No, I'm serious about this. I wasn't trying to be flippant. If you care enough
about the integrity of your email content and it not being used to further a
company's profit, the only way to be _sure_ of that, to the extent that you
can (which may not be much), is to run your own mail server. If that seems
like it's way too much trouble, I think a you should take a close look at your
motives for wanting a gmail alternative. Is it about the integrity of your
email, or sticking it to Google? If it's avoiding Google because they
specifically cause you concern, that's fine, and there likely plenty of
choices, but I'm not sure what they are (as I said, I just use Gmail because I
don't care).

> By your logic even a private mail server isn't enough, you'd have to use
> PGP.

Well, by my logic you have to do enough to make yourself comfortable.
Depending on your reasons for avoiding some other companies that will be
different things.

> If you don't have any recommendations just say so.

I don't have any recommendations for Gmail if you consider a good UI,
responsively web based, and free as major components of that. If you are
willing to give up one or more of those, there are options. The local ISP I
mentioned is Sonic.net. By all accounts (including mine, I've worked there
multiple times in the past), a great company, and with great EFF ratings. An
email account there is not free though.

------
vsviridov
Cool, just spent 20 minutes getting a proper cert from let's encrypt, and
setting postfix to opportunistically encrypt outgoing mail.

Used this service to make sure my setup is correct:
[http://www.checktls.com/index.html](http://www.checktls.com/index.html)

Also, thunderbird apparently does not like Alternate Subject Name for smtp,
but with Let's encrypt I can just issue a mail server-specific key.

------
dcw303
There's a lot of things that I question about Google, but forcing their Gmail
customers to adopt more secure practices is worthy of praise. They are the
biggest free email provider in the world, and they are owning up to a
responsibility to ensure their users can work safely.

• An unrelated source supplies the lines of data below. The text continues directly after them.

int plan_forward(Plan* P, const float* img1, const float* img2, int ncalls, float* ws, hipStream_t s, bool prefetched) {
  P->ev_next = 0;
  const Lane L0 = lane_of(P, s, 0), LI = lane_of(P, s, 1);
  if (prefetched) {
    UDET_TRY(plan_prefetch_consume(P, ws, s));
    img1 = img2 = nullptr;
// ... 32 lines not shown
    return run_wgrad(P, L, n < 0 ? N : n, dy, is_du, w_rec, g_rec, ws, lw);
  };
  auto wgrad = [&](const Layer& L, int dy, bool is_du, int n = -1) -> int { return wgrad_on(LW, L, dy, is_du, n); };
  auto wgrad_dec = [&](const Layer& L, int dy, bool is_du) -> int { return wgrad_on(LWdec, L, dy, is_du, -1); };
  const Lane LA = LAp ? *LAp : LD;
  const bool a_own_lane = LA.s != LD.s;
  const int ncopies = N / c.batch;
  const bool a_shared = P->enc_a_shared && ncopies > 1;
  const Emit none;
  const float LEAK = 0.2f;
  {
    const Buf& df1 = P->buf(G.flow[1]);
    UDET_TRY(launch_resize_bilinear_bwd(ws + P->buf(G.pred).off, 2, 0, N, c.img_h, c.img_w, ws + df1.off, df1.ld, 0, df1.h, df1.w, 2, 0, s));
  }
  for (int k = 1; k <= 5; ++k) {
    const int dconcat = G.concat[k], uconcat = G.u_concat[k];
    const Layer* fl = &P->rec[R.rec.flow[k]];
    const Layer* dc = &P->rec[R.rec.deconv[k]];
    Emit em;
    em.ubuf = uconcat; em.abuf = fl->x; em.c0 = 0; em.c1 = dc->cout; em.act = ACT_LEAKY; em.alpha = LEAK;
    UDET_TRY(run_dgrad(P, *fl, N, G.flow[k], false, dconcat, 0, k == 1 ? 0 : 1, -1, em, ws, LD));
    if (with_wgrad) UDET_TRY(wgrad_dec(*fl, G.flow[k], false));
    if (k < 5) {
      const Layer* uf = &P->rec[R.rec.upflow[k]];
      if (with_wgrad) UDET_TRY(wgrad_dec(*uf, dconcat, false));
      UDET_TRY(run_dgrad(P, *uf, N, dconcat, false, G.rf[k + 1], 0, 0, -1, none, ws, LD));
      const Buf &drf = P->buf(G.rf[k + 1]), &dfn = P->buf(G.flow[k + 1]);
      UDET_TRY(launch_resize_bilinear_bwd(ws + drf.off, drf.ld, 0, N, drf.h, drf.w, ws + dfn.off, dfn.ld, 0, dfn.h, dfn.w, drf.ld, 0, s));
    }
    if (with_wgrad) {
      if (dc->upb) {
        order_after(P, LD, LWdec);
        UDET_TRY(rec_resize(P, dec_src(R, k), R.rec_r[k + 1], N, ws, LWdec.s));
      }
      UDET_TRY(wgrad_dec(*dc, uconcat, true));
    }
    if (dc->upb_bwd) {
      UDET_TRY(run_dgrad_upb(P, *dc, N, uconcat, G.p[k + 1], G.concat[k + 1], ws, LD));
      continue;
    }
    const int dr = G.r[k + 1];
    UDET_TRY(run_dgrad(P, *dc, N, uconcat, true, dr, 0, 0, -1, none, ws, LD));
    const Buf& bdr = P->buf(dr);
    const Buf& dsrc = P->buf(k == 5 ? G.conv6 : G.concat[k + 1]);
    UDET_TRY(launch_resize_bilinear_bwd(ws + bdr.off, bdr.ld, 0, N, bdr.h, bdr.w, ws + dsrc.off, dsrc.ld, 0, dsrc.h, dsrc.w,
                                        bdr.ld, 0, s));
  }
  {
    const Buf &d6 = P->buf(G.conv6), &a6 = P->buf(R.rec_conv6), &u6 = P->buf(G.u_conv6);
    UDET_TRY(launch_emit_du(ws + d6.off, ws + a6.off, ws + u6.off, (long)N * d6.h * d6.w, d6.ld, 0, d6.ld, ACT_LEAKY, LEAK, s));
  }
  if (a_own_lane) order_after(P, LD, LA);
  const bool pair_enc = pairs_on(P, 1) && with_wgrad && !a_own_lane;
  for (int i = 8; i >= 0; --i) {
    DgradJob job[2];
    int njob = 0;
    for (int e = 0; e < 2; ++e) {
      if (e == 0 && !with_wgrad) continue;
      const Layer* L = &P->rec[R.rec.enc[e][i]];
      const int du = G.enc_du[e][i];
      const bool shared = e == 0 && a_shared;
      const int Ne = shared ? c.batch : N;
      const bool own = e == 0 && a_own_lane;
      const Lane& LE = own ? LA : LD;
      hipStream_t se = LE.s;
      if (shared && i == 8) {
        const Buf& u = P->buf(du);
        UDET_TRY(launch_fold_samples(ws + u.off, (long)c.batch * u.h * u.w, u.ld, L->y_coff, L->cout, ncopies, se));
      }
      if (with_wgrad) {
        if (own) UDET_TRY(run_wgrad(P, *L, Ne, du, true, w_rec, g_rec, ws, LA));
        else UDET_TRY(wgrad(*L, du, true, Ne));
      }
      if (i == 0) {
        if (e == 1 && need_dfin) UDET_TRY(run_dgrad(P, *L, N, du, true, G.fin, 0, 0, -1, none, ws, LD));
        continue;
      }
      const int dx = G.enc_dx[e][i];
      const bool slab_in = L->x_in_slab;
      Emit em;
      em.ubuf = G.enc_ux[e][i]; em.abuf = L->x; em.c0 = 0; em.c1 = L->cin; em.act = ACT_LEAKY; em.alpha = LEAK;
      if (shared && slab_in) {
        const Buf& d = P->buf(dx);
        UDET_TRY(launch_fold_samples(ws + d.off, (long)c.batch * d.h * d.w, d.ld, L->x_coff, L->cin, ncopies, se));
      }
      if (pair_enc) {
        job[njob].L = L; job[njob].N = Ne; job[njob].dy = du; job[njob].dx = dx; job[njob].dx_coff = L->x_coff;
        job[njob].accumulate = slab_in ? 1 : 0; job[njob].em = em;
        ++njob;
        continue;
      }
      UDET_TRY(run_dgrad(P, *L, Ne, du, true, dx, L->x_coff, slab_in ? 1 : 0, -1, em, ws, LE));
    }
    if (njob == 2) UDET_TRY(run_dgrad_pair(P, job[0], job[1], ws, LD));
    else if (njob == 1) UDET_TRY(run_dgrad(P, *job[0].L, job[0].N, job[0].dy, true, job[0].dx, job[0].dx_coff, job[0].accumulate, -1, job[0].em, ws, LD));
  }
  if (a_own_lane) order_after(P, LA, LD);
  if (with_wgrad && LWdec.s != LW.s) order_after(P, LWdec, LD);
  return UDET_OK;
}

static int backward_recover(Plan* P, const float* w_rec, float* g_rec, float* ws, const Lane& LD, const Lane& LW, const Lane* LA = nullptr,
                            const Lane* LWdec = nullptr) {
  const Config& c = P->cfg;
  const Resolved& R = P->R;
  const long BHW = (long)c.batch * c.img_h * c.img_w;
  UDET_TRY(launch_rec_loss_bwd(ws + P->buf(R.flow).off, ws + P->buf(R.mask).off, ws + P->buf(R.pred).off, ws + P->buf(R.grad[0].pred).off, BHW,
                               c.cbn, 1.0f / (float)(c.img_w * c.img_h * c.batch), LD.s));
  return rec_backward(P, 3 * c.batch, R.grad[0], true, false, w_rec, g_rec, ws, LD, LW, LA, LWdec);
}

Those running their own email servers have a similiar responsibility to their
own users, even if it's only themselves. You had time to set up the server in
the first place, so you have time to make it work with TLS. Now that Let's
Encrypt is here there's no excuse to be running an insecure email (or web)
server.

------
jlgaddis
I have mixed feelings about this.

> _Not all affected email will necessarily be dangerous._

To me, it sounds like they're saying that _most_ of the "affected email"
_WILL_ be dangerous -- just not _ALL_ of it -- and that's highly misleading,
of course.

Overall, though, I think this will be a good thing if it pushes more
organizations ("mail senders") to implement opportunistic encryption for
incoming mail and SPF/DKIM signing for outgoing mail.

That seems to be what they're referring to; that is, sending to an MX host
that doesn't support opportunistic encryption) and/or receiving mail that
doesn't have a valid DKIM signature. Did anyone else understand this
differently?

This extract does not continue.